Uma Partitura, Várias Possibilidades
Em 2018, eu e o Tarcísio fizemos parte de um grupo de estudos, promovido pela São Paulo Companhia de Dança. Foram quatro encontros, nos quais discutiu-se o ballet O Lago dos Cisnes, obra estreada pela SPCD em novembro do ano passado. Todos os participantes foram convidados a escrever para o programa, que foi distribuído durante as três semanas em que a peça ficou em cartaz, no Teatro Sérgio Cardoso. Para mim, como bailarina e estudante de jornalismo, foi uma grande honra poder colaborar, ter meu texto publicado e lido por tanta gente! O foco foi a música de O Lago dos Cisnes, parte de um estudo que já havia feito para uma série de vídeos no meu canal no Youtube. E agora, compartilho com vocês. Boa leitura!
Uma Partitura, Várias Possibilidades
A música de O Lago dos Cisnes é, certamente, uma das mais emblemáticas do repertório clássico. Lançada em 1877, a genialidade da composição de Tchaikovsky (1840-1893) ganhou fama após a estreia da montagem de Marius Petipa (1818-1910) e Lev Ivanov (1834-1901), em 1895. Para essa versão, que se tornou a base das produções que conhecemos, a partitura original foi inteiramente revisada por Riccardo Drigo (1846-1930), que era o diretor musical do Teatro Mariinsky na época.
A exclusão de diversos temas contribuiu para deixar a estrutura da peça, antes extensa, mais equilibrada. Para se ter ideia, a primeira montagem contava com 55 músicas, e a segunda, editada por Drigo, passou a ter 42. Além disso, várias tiveram seu arranjo orquestral alterado, outras foram remanejadas e ainda há aquelas que foram substituídas. Um caso muito interessante é a criação do Grand Pas de Deux do Cisne Negro, que não existia no terceiro ato.

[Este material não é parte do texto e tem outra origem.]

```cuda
template <bool kMix = false>
struct FusedOut {
    const FusedParams& fp;
    uint8_t* s_act;
    uint32_t bars;
    unsigned long long base;
    FusedCursor cur;
    int g;
    bool partner_row;
    __device__ __forceinline__ FusedOut(const FusedParams& f, uint8_t* sa, uint32_t b) : fp(f), s_act(sa), bars(b), cur(f) {
        base = f.pol.offset;
        if (f.pol.d_offset != nullptr) base += *f.pol.d_offset;
        g = (int)(threadIdx.x >> 7);
// ... 37 lines not shown
            bool rec = valid;
            long long at = store;
            if constexpr (kMix) {
                const int j = valid ? n % (fp.mix_L - 1) : 0;
                rec = valid && g == 0 && mix_forced_main(fp.mix_L, u, j);
                at = ((long long)mix_record_slot(fp.mix_L, u, j) * 2 + seat) * N + n;
            }
            op.actions = rec ? fp.actions : nullptr, op.logp = rec ? fp.logp : nullptr, op.logits = nullptr;
            emit_actor_row(op, at, (uint32_t)row, head, base + (unsigned long long)u, true, &drawn, s_act + cur.s * 128 + trow_id,
                           bars + 8 * (FB_ACT_FULL + cur.s));
        }
        cur.next();
    }
};

template <bool kProf, bool kSplit, int kSlots, bool kPop = false, bool kMix = false>
__global__ void __launch_bounds__(kFThreads, 1) rollout_fused_kernel(const FusedParams fp) {
    extern __shared__ uint8_t smem_raw[];
    uint8_t* smem = smem_raw + ((128u - (smem_addr(smem_raw) & 127u)) & 127u);
    const int tid = threadIdx.x, warp = tid >> 5;
    const PolicyParams& prm = fp.pol;
    const BlobLayout L = blob_layout(prm.npos);
    const FusedSmemLayout sl = fused_smem_layout(prm.npos, prm.pair_ring, prm.S, prm.SC, fp.slots);
    uint8_t* s_head = smem + sl.head;
    uint8_t* s_wring = smem + sl.wring;
    uint64_t* s_bars = reinterpret_cast<uint64_t*>(smem + sl.bars);
    uint32_t* s_tmem = reinterpret_cast<uint32_t*>(s_bars + PB_TMEM_SLOT);
    uint8_t* s_act = smem + sl.act;
    Tables* s_tables = reinterpret_cast<Tables*>(smem + sl.tables);
    uint8_t* s_tmpl = smem + sl.tmpl;
    uint8_t* s_env = smem + sl.envw;
    const uint32_t bars = smem_addr(s_bars);

    if (warp == 0) {
        asm volatile("tcgen05.alloc.cta_group::1.sync.aligned.shared::cta.b32 [%0], %1;" ::"r"(smem_addr(s_tmem)),
                     "r"((uint32_t)kTmemCols)
                     : "memory");
        asm volatile("tcgen05.relinquish_alloc_permit.cta_group::1.sync.aligned;" ::: "memory");
    }
    if (tid == 32) {
        for (int i = 0; i < FB_COUNT; ++i) {
            uint32_t count = 1;
            if ((i >= PB_COL_FULL && i < PB_COL_FULL + 4) || (i >= PB_A2_FULL && i < PB_A2_FULL + 2) ||
                (i >= PB_D3_EMPTY && i < PB_D3_EMPTY + 2))
                count = 128;
            if (i >= PB_COL_EMPTY && i < PB_COL_EMPTY + 4) count = 2;
            if (i >= PB_HEAD_EMPTY && i < PB_HEAD_EMPTY + 2) count = 32 * kEpiWarps + (kSplit ? 3 : 2);
            if (i >= PB_D1_EMPTY && i < PB_D1_EMPTY + 2) count = 32 * kEpiWarps;
            if (i >= PBS_D1_EMPTY && i < PBS_D1_EMPTY + 4) count = 128;
            if (i >= FB_COL_FULL && i < FB_COL_FULL + kFMaxColRing) count = 128;
            if (i >= FB_COL_EMPTY && i < FB_COL_EMPTY + kFMaxColRing) count = 3;
            if (i >= FB_OBS_FULL && i < FB_OBS_FULL + 2) count = 32 * kFEnvWarps;
            if (i >= FB_OBS_EMPTY && i < FB_OBS_EMPTY + 2) count = 32 * kLoadWarps;
            if (i >= FB_ACT_FULL && i < FB_ACT_FULL + 2) count = 128;
            mbar_init(bars + 8 * i, count);
        }
        asm volatile("fence.mbarrier_init.release.cluster;" ::: "memory");
    }
    {
        const uint32_t* src = reinterpret_cast<const uint32_t*>(fp.env.tables);
        uint32_t* dst = reinterpret_cast<uint32_t*>(s_tables);
        for (int i = tid; i < (int)(sizeof(Tables) / 4); i += kFThreads) dst[i] = src[i];
        for (int i = tid; i < prm.SC; i += kFThreads) s_tmpl[i] = fp.env.tmpl[i];
    }
    tc_fence_before();
    __syncthreads();
    tc_fence_after();
    const uint32_t tmem = *s_tmem;
    const int nvt = fused_virtual_tiles(fp.wtiles, fp.slots, (int)gridDim.x, (int)blockIdx.x, fp.T);

    long long pw[kProf ? PW_COUNT : 1] = {};
    if (warp < kEpiWarps) {
        pair_epilogue_role<kProf, kSplit, kPop, kMix>(pw, prm, 0, nvt, L, tmem, s_head, bars, FusedOut<kMix>(fp, s_act, bars));
    } else if (warp < kWarpMma) {
        fused_loader_role<kProf, kSplit>(fp, (uint32_t)nvt, tmem, s_env, sl, bars);
    } else if (warp == kWarpMma || warp == kWarpConv2) {
        const int half = warp == kWarpMma ? 0 : 1;
        if (kSplit)
            pair_conv_role<kProf, 0>(pw, prm, 0, nvt, L, tmem, smem_addr(s_head), bars, half, 2, (uint32_t)fp.col_ring, FB_COL_FULL,
                                     FB_COL_EMPTY);
        else
            pair_conv_role<kProf, -1>(pw, prm, 0, nvt, L, tmem, smem_addr(s_head), bars, half, 2);
    } else if (warp == kPWarpProd) {
        pair_producer_role<kProf, kPop, kMix>(pw, prm, 0, nvt, L, smem_addr(s_head), smem_addr(s_wring), bars,
                                              kMix ? fp.mix_partner_blobs : nullptr);
    } else if (warp < kPWarpProd) {
        pair_fc_role<kProf, kSplit>(pw, prm, warp - kWarpFc, 0, nvt, L, tmem, smem_addr(s_wring), bars);
// ... 16 lines not shown
```

Measured before the change: 16.20 billion.

## Add seat-split fused cross-play rollout kernel with per-seat virtual tiles

Adds a new fused kernel variant for cross-play in which each tile of 128 worlds is processed as two virtual tiles, one per seat. Each virtual tile runs a single network, with seat-alternating weight offsets in the conv, FC and epilogue roles. A dedicated seat producer streams both partners' head and FC weights, and the env warps wait on both seats' actions before stepping. The aim is to replace the pair-network path, which computes both nets per tile, with a leaner single-net pipeline that gives better MMA utilisation. The cost is more complex barrier accounting, and each seat's observation pass is shared between two loader passes.

```diff
diff --git a/diverse_conventions_b200/csrc/policy_kernels.cu b/diverse_conventions_b200/csrc/policy_kernels.cu
--- a/diverse_conventions_b200/csrc/policy_kernels.cu
+++ b/diverse_conventions_b200/csrc/policy_kernels.cu
@@ -518,7 +518,7 @@
     }
 }
 
-template <bool kProf, int kNet>
+template <bool kProf, int kNet, bool kSeat = false>
 __device__ __forceinline__ void pair_conv_role(long long* pw, const PolicyParams& prm, int t0, int t1, const BlobLayout L, uint32_t tmem,
                                                uint32_t a_head, uint32_t bars, const int cp0 = 0, const int cpstep = 1,
                                                const uint32_t ring = kColRing, const int col_full = PB_COL_FULL,
@@ -542,6 +542,7 @@
             mbar_wait_p<kProf>(bars + 8 * PB_HEAD_FULL, head_gen & 1, pw[PW_HEAD_FULL]);
             ++head_gen;
         }
+        const uint32_t seat_w = kSeat ? (uint32_t)((t - t0) & 1) * kPConvBytes : 0u;
         if (kNet == 1) {
             const int s_last = (npos - 1) & 1;
             const uint32_t cum = (u + 1) * (uint32_t)((npos + 1 - s_last) / 2);
@@ -579,8 +580,8 @@
                 for (int j = 0; j < 9; ++j) {
                     const int dx = j / 3, dy = j - dx * 3;
                     const uint32_t ta = (dx == 0 ? cb0 : dx == 1 ? cb1 : cb2) + dy * kCellCols;
-                    umma_bf16_ts(d1, ta, make_desc(a_wchi + j * 256, 128, 2304), idesc, j > 0);
-                    umma_bf16_ts(d1, ta, make_desc(a_wclo + j * 256, 128, 2304), idesc, 1);
+                    umma_bf16_ts(d1, ta, make_desc(a_wchi + seat_w + j * 256, 128, 2304), idesc, j > 0);
+                    umma_bf16_ts(d1, ta, make_desc(a_wclo + seat_w + j * 256, 128, 2304), idesc, 1);
                 }
                 umma_commit(bars + 8 * (b_full + st));
                 uint32_t rs = r_slot;
@@ -753,11 +754,11 @@
 constexpr int kSColD3 = kPColD2 + kHid;
 constexpr int kSHeadGroup = 1;
 
-template <bool kProf>
+template <bool kProf, bool kSeat = false>
 __device__ __forceinline__ void single_fc_role(long long* pw, const PolicyParams& prm, int t0, int t1, const BlobLayout L, uint32_t tmem,
                                                uint32_t a_wring, uint32_t bars) {
     const int npos = prm.npos;
-    const int R = prm.pair_ring, nch = L.chunks;
+    const int R = prm.pair_ring, nch = (kSeat ? 2 : 1) * L.chunks;
     const bool resident = R >= nch;
     const bool static_w = resident && prm.tile_policy == nullptr;
     const int Reff = resident ? nch : R;
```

Na produção original de 1877, a coreografia de Julius Reisinger (1828-1892) tinha outra proposta: seguia os moldes clássicos, com entrée, solos e coda, e teria sido interpretada por Odile e pelas princesas pretendentes a se casar com Siegfried. O número não agradou uma primeira-bailarina da época e, a seu pedido, um pas de deux adicional, criado por Marius Petipa, foi incorporado ao ballet. Curiosamente, esse trecho não foi aproveitado na montagem de 1895.
Em seu lugar, Petipa utilizou músicas que já existiam no primeiro ato da peça para conceber uma nova coreografia. Parte de sua orquestração foi alterada e o solo de Odile, que seria uma valsa, foi substituído por uma obra de Tchaikovsky criada originalmente para piano¹. Com essa mudança, o primeiro pas de deux caiu no esquecimento e ficou perdido por muitos anos, até ser redescoberto nos arquivos do Teatro Bolshoi de Moscou, no início da década de 1950. Nessa época, a música enfim foi reconhecida como parte de O Lago dos Cisnes e reintegrada à partitura.

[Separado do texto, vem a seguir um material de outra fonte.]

__device__ __forceinline__ Xyzz shfl_down_xyzz(const Xyzz& p, uint32_t off)
{
    Xyzz r;
#pragma unroll
    for (int i = 0; i < NL; i++) {
        r.x.d[i] = __shfl_down(p.x.d[i], off);
        r.y.d[i] = __shfl_down(p.y.d[i], off);
        r.zz.d[i] = __shfl_down(p.zz.d[i], off);
        r.zzz.d[i] = __shfl_down(p.zzz.d[i], off);
    }
    return r;
}
#define TAIL_OCC __attribute__((amdgpu_waves_per_eu(4, 4)))
constexpr int FOLD_T = 256;
constexpr int FOLD_LDS_WORDS = (FOLD_T / 2) * RAW_WORDS;
__device__ __forceinline__ void wg_tree_sum(Xyzz& acc, uint32_t* sh, uint32_t T, uint32_t t)
{
    constexpr uint32_t STRIDE = FOLD_T / 2;
    for (uint32_t half = T >> 1; half >= 1; half >>= 1) {
        if (t >= half && t < 2 * half) {
#pragma unroll
            for (int i = 0; i < NL; i++) {
                sh[(0 * NL + i) * STRIDE + t - half] = acc.x.d[i];
                sh[(1 * NL + i) * STRIDE + t - half] = acc.y.d[i];
                sh[(2 * NL + i) * STRIDE + t - half] = acc.zz.d[i];
                sh[(3 * NL + i) * STRIDE + t - half] = acc.zzz.d[i];
            }
        }
        __syncthreads();
        if (t < half) {
            Xyzz q, r;
#pragma unroll
            for (int i = 0; i < NL; i++) {
                q.x.d[i] = sh[(0 * NL + i) * STRIDE + t];
                q.y.d[i] = sh[(1 * NL + i) * STRIDE + t];
                q.zz.d[i] = sh[(2 * NL + i) * STRIDE + t];
                q.zzz.d[i] = sh[(3 * NL + i) * STRIDE + t];
            }
            add(r, acc, q);
            acc = r;
        }
        __syncthreads();
    }
}
__global__ void __launch_bounds__(MSM_THREADS) TAIL_OCC msm_merge_kernel(const uint32_t* __restrict__ gstart, const uint32_t* __restrict__ partials,
                                                              uint32_t* __restrict__ buckets, uint32_t* __restrict__ heavy, uint32_t bucket_begin, uint32_t total_buckets,
                                                              uint32_t ch, uint32_t MERGE_LIGHT, uint32_t logG)
{
    __builtin_amdgcn_s_setprio(TAIL_PRIO);
    const uint32_t t = blockIdx.x * blockDim.x + threadIdx.x;
    const uint32_t G = 1u << logG, b = bucket_begin + (t >> logG), j = t & (G - 1);
    if (b >= total_buckets) return;
    const uint32_t s = gstart[b], e = gstart[b + 1];
    Xyzz acc;
    set_infinity(acc);
    if (e > s) {
        const uint32_t t0 = s / ch, t1 = (e - 1) / ch;
        if (t1 - t0 >= MERGE_LIGHT) {
            if (j == 0) heavy[HEAVY_IDS + atomicAdd(&heavy[0], 1u)] = b;
            return;
        }
        for (uint32_t k = t0 + j; k <= t1; k += G) {
            Xyzz q, r;
            load_raw(q, partials + (size_t)(b + k) * RAW_WORDS);
            add(r, acc, q);
            acc = r;
        }
    }
    for (uint32_t off = G >> 1; off >= 1; off >>= 1) {
        const Xyzz o = shfl_down_xyzz(acc, off);
        if (j < off) {
            Xyzz r;
            add(r, acc, o);
            acc = r;
        }
    }
    if (j == 0) {
        uint32_t o[32];
        store_xyzz(o, acc);
        st32(buckets + (size_t)b * 32, o);
    }
}
__global__ void __launch_bounds__(MSM_THREADS) TAIL_OCC msm_merge_heavy_kernel(const uint32_t* __restrict__ gstart, const uint32_t* __restrict__ partials,
                                                                    uint32_t* __restrict__ buckets, uint32_t* __restrict__ heavy, uint32_t ch, uint32_t* __restrict__ hpart)
{
    __builtin_amdgcn_s_setprio(TAIL_PRIO);
    __shared__ uint32_t sh[FOLD_LDS_WORDS];
    __shared__ uint32_t last_flag;
    const uint32_t count = heavy[0];
    const uint32_t K = count ? gridDim.x / count : 0;
    if (K < 2) {
        for (uint32_t item = blockIdx.x; item < count; item += gridDim.x) {
            const uint32_t b = heavy[HEAVY_IDS + item];
            const uint32_t s = gstart[b], e = gstart[b + 1];
            const uint32_t t0 = s / ch, t1 = (e - 1) / ch;
            Xyzz acc;
            set_infinity(acc);
            for (uint32_t t = t0 + threadIdx.x; t <= t1; t += MSM_THREADS) {
                Xyzz q, r;
                load_raw(q, partials + (size_t)(b + t) * RAW_WORDS);
                add(r, acc, q);
                acc = r;
            }
            __syncthreads();
            wg_tree_sum(acc, sh, MSM_THREADS, threadIdx.x);
            if (threadIdx.x == 0) {
                uint32_t o[32];
                store_xyzz(o, acc);
                st32(buckets + (size_t)b * 32, o);
            }
        }
        return;
    }
    const uint32_t item = blockIdx.x / K, sub = blockIdx.x - item * K;
    if (item >= count) return;
    const uint32_t b = heavy[HEAVY_IDS + item];
    const uint32_t s = gstart[b], e = gstart[b + 1];
    const uint32_t t0 = s / ch, t1 = (e - 1) / ch, total = t1 - t0 + 1;
    const uint32_t lo = t0 + (uint32_t)(((uint64_t)total * sub) / K), hi = t0 + (uint32_t)(((uint64_t)total * (sub + 1)) / K);
    Xyzz acc;
    set_infinity(acc);
    for (uint32_t t = lo + threadIdx.x; t < hi; t += MSM_THREADS) {
        Xyzz q, r;
        load_raw(q, partials + (size_t)(b + t) * RAW_WORDS);
        add(r, acc, q);
        acc = r;
    }
    wg_tree_sum(acc, sh, MSM_THREADS, threadIdx.x);
    if (threadIdx.x == 0) {
        store_raw(hpart + (size_t)blockIdx.x * RAW_WORDS, acc);
        __threadfence();
        last_flag = (atomicAdd(&heavy[1 + item], 1u) == K - 1) ? 1u : 0u;
    }
    __syncthreads();
    if (!last_flag) return;
    __threadfence();
    set_infinity(acc);
    if (threadIdx.x < K) load_raw(acc, hpart + (size_t)(item * K + threadIdx.x) * RAW_WORDS);
    __syncthreads();
    wg_tree_sum(acc, sh, MSM_THREADS, threadIdx.x);
    if (threadIdx.x == 0) {
        uint32_t o[32];
        store_xyzz(o, acc);
        st32(buckets + (size_t)b * 32, o);
    }
}

// ... 108 lines not shown
        uint32_t w[8];
        to_canonical(acc, w);
        quad_store8(buckets + (size_t)b * 32 + 8 * l, w);
    }
}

Atualmente, essa parte da obra se tornou mais conhecida como Tchaikovsky Pas de Deux (1960), de George Balanchine (1904-1983)². Além disso, as músicas que o compõem (e outros temas excluídos) costumam aparecer em diversas montagens de O Lago dos Cisnes, muitas vezes em contextos diferentes, sempre nos revelando outras possibilidades para o desenrolar dessa história atemporal.
Na montagem da São Paulo Companhia de Dança, o coreógrafo Mário Galizzi utiliza a base musical da versão de Petipa e Ivanov, com pequenas omissões, e nos mostra um novo olhar para o segundo ato do ballet. Nesse trecho, as danças dos cisnes seguem ordem da partitura original: primeiro, Odette dança para o príncipe, fazendo-o se apaixonar e, só então, interpretam o pas de deux.
São detalhes como esse que fazem a diferença e tornam única a experiência de quem assiste a esse espetáculo.
¹ O tema utilizado na variação de Odile é a música número 12.L’espiègle, extraída de “18 Peças para Piano, Op. 72” com orquestração de Riccardo Drigo.
² A obra foi remontada pela São Paulo Companhia de Dança em 2009.